**What is being asked:** In the data beneath this task, how many lines contain "ricStatus"? Answer with the number only.

┄┄┄┄┄┄┄┄┄┄

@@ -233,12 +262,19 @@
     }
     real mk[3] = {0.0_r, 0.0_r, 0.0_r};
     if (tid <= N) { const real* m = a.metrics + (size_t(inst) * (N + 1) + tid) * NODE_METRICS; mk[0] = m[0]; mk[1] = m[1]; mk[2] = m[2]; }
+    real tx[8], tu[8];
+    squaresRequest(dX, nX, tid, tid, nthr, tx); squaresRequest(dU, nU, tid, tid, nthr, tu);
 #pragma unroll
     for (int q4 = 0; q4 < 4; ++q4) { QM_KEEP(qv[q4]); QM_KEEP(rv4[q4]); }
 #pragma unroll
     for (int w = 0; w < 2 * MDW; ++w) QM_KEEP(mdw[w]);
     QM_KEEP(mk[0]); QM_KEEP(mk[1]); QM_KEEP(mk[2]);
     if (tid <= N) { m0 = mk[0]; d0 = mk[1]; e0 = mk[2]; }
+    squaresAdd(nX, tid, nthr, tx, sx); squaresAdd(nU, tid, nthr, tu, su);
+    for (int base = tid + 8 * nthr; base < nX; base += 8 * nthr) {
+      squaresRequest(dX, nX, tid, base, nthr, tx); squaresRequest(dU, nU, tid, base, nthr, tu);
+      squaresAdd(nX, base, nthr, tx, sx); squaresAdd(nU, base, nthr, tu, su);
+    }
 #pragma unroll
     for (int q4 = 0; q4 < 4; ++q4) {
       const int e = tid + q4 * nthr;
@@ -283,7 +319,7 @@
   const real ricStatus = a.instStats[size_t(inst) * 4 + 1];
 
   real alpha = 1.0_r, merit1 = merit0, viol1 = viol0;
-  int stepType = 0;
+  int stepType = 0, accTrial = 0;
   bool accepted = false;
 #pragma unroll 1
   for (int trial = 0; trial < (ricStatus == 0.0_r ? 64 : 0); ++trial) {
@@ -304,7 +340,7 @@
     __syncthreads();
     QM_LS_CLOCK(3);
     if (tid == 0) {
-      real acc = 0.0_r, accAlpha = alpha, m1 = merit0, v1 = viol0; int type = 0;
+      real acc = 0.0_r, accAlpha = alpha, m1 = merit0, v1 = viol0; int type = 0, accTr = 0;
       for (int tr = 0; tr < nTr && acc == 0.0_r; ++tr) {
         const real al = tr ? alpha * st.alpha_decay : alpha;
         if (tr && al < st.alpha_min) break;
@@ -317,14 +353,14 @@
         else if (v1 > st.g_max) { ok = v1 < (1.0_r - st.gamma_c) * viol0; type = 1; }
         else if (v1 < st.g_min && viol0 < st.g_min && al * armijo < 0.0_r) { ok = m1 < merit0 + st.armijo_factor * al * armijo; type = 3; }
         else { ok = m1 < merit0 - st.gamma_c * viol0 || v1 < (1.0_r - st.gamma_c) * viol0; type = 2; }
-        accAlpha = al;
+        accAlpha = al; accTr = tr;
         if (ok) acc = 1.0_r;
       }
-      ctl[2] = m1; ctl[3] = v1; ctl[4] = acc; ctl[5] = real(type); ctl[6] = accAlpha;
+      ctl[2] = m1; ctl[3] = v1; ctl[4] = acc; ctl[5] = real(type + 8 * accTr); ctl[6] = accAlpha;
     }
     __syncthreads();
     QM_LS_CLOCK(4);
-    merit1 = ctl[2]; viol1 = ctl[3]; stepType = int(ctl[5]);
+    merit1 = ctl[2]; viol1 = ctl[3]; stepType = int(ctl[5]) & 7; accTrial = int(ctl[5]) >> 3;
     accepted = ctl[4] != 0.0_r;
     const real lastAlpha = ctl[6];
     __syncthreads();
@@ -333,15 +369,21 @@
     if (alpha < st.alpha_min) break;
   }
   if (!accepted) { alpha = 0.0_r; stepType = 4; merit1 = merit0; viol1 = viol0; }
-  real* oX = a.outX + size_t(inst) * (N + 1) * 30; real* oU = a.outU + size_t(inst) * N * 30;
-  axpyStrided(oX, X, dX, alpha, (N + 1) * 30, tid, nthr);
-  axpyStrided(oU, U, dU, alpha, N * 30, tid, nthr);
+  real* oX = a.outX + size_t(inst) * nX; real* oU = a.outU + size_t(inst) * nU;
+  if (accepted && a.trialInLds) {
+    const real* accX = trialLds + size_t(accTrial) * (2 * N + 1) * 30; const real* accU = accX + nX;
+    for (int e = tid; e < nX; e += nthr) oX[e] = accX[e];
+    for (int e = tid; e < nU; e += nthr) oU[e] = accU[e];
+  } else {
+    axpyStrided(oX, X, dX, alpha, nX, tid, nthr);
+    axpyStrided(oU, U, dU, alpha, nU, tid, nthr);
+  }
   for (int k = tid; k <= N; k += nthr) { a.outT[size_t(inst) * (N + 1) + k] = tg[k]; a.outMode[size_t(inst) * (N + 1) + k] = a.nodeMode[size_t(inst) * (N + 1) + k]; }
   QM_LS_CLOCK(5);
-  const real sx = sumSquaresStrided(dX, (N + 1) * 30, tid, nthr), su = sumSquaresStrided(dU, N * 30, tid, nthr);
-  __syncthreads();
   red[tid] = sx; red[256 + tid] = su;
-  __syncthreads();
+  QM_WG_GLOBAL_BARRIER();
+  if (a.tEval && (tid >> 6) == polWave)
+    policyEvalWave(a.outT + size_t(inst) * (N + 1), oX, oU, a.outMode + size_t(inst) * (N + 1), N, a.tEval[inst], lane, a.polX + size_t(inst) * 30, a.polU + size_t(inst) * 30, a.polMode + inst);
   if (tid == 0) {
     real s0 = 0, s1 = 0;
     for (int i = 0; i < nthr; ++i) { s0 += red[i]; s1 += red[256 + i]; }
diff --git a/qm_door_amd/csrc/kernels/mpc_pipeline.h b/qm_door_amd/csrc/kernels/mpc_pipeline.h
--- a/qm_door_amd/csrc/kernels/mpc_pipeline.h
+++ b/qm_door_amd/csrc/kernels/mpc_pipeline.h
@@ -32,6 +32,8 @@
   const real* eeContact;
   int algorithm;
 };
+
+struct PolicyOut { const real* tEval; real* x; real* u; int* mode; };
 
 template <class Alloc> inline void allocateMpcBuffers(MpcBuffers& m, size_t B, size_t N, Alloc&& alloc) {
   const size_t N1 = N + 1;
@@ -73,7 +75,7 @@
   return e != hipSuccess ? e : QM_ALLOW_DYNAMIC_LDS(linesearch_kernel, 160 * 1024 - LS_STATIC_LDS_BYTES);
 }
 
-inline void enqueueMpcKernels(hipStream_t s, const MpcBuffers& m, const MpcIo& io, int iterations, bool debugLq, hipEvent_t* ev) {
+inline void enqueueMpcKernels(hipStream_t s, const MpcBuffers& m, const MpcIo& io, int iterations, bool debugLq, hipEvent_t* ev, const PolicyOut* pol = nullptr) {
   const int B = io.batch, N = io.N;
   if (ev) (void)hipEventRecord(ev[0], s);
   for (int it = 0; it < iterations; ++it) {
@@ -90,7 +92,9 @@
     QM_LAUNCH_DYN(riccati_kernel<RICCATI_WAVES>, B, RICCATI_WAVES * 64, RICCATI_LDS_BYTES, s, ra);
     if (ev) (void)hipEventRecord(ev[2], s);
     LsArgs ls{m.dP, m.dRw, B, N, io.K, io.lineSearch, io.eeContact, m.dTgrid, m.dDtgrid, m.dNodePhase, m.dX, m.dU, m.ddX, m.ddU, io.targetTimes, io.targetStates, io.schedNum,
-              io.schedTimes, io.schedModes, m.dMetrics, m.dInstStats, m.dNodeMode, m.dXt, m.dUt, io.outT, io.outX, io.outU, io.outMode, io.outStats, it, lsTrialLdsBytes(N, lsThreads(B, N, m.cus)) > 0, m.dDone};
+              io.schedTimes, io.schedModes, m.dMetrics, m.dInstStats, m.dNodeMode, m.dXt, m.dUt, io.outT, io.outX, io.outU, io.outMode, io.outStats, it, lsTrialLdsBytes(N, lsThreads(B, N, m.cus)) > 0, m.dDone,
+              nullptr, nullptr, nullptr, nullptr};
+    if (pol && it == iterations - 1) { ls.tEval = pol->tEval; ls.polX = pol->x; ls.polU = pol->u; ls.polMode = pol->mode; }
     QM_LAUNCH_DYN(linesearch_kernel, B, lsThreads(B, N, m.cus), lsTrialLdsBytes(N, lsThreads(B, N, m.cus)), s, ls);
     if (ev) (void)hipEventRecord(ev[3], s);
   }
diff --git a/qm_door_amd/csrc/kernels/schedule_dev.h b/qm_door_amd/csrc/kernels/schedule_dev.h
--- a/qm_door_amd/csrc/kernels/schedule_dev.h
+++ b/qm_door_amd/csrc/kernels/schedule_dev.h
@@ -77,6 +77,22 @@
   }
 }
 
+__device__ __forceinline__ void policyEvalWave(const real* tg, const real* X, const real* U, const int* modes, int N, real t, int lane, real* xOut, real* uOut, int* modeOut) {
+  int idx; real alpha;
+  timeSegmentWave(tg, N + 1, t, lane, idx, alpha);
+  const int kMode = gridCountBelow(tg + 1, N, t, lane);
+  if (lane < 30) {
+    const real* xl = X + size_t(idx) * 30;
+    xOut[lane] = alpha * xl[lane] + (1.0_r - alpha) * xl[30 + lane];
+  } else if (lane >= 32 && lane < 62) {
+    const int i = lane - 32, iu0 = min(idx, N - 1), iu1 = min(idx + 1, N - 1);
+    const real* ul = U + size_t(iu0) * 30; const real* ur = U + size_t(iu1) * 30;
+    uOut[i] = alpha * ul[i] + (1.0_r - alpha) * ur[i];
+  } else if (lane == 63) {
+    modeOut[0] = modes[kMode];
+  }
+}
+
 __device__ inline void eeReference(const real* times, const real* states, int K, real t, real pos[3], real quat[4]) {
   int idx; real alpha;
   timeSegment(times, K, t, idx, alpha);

┄┄┄┄┄┄┄┄┄┄

**Task answer:** 2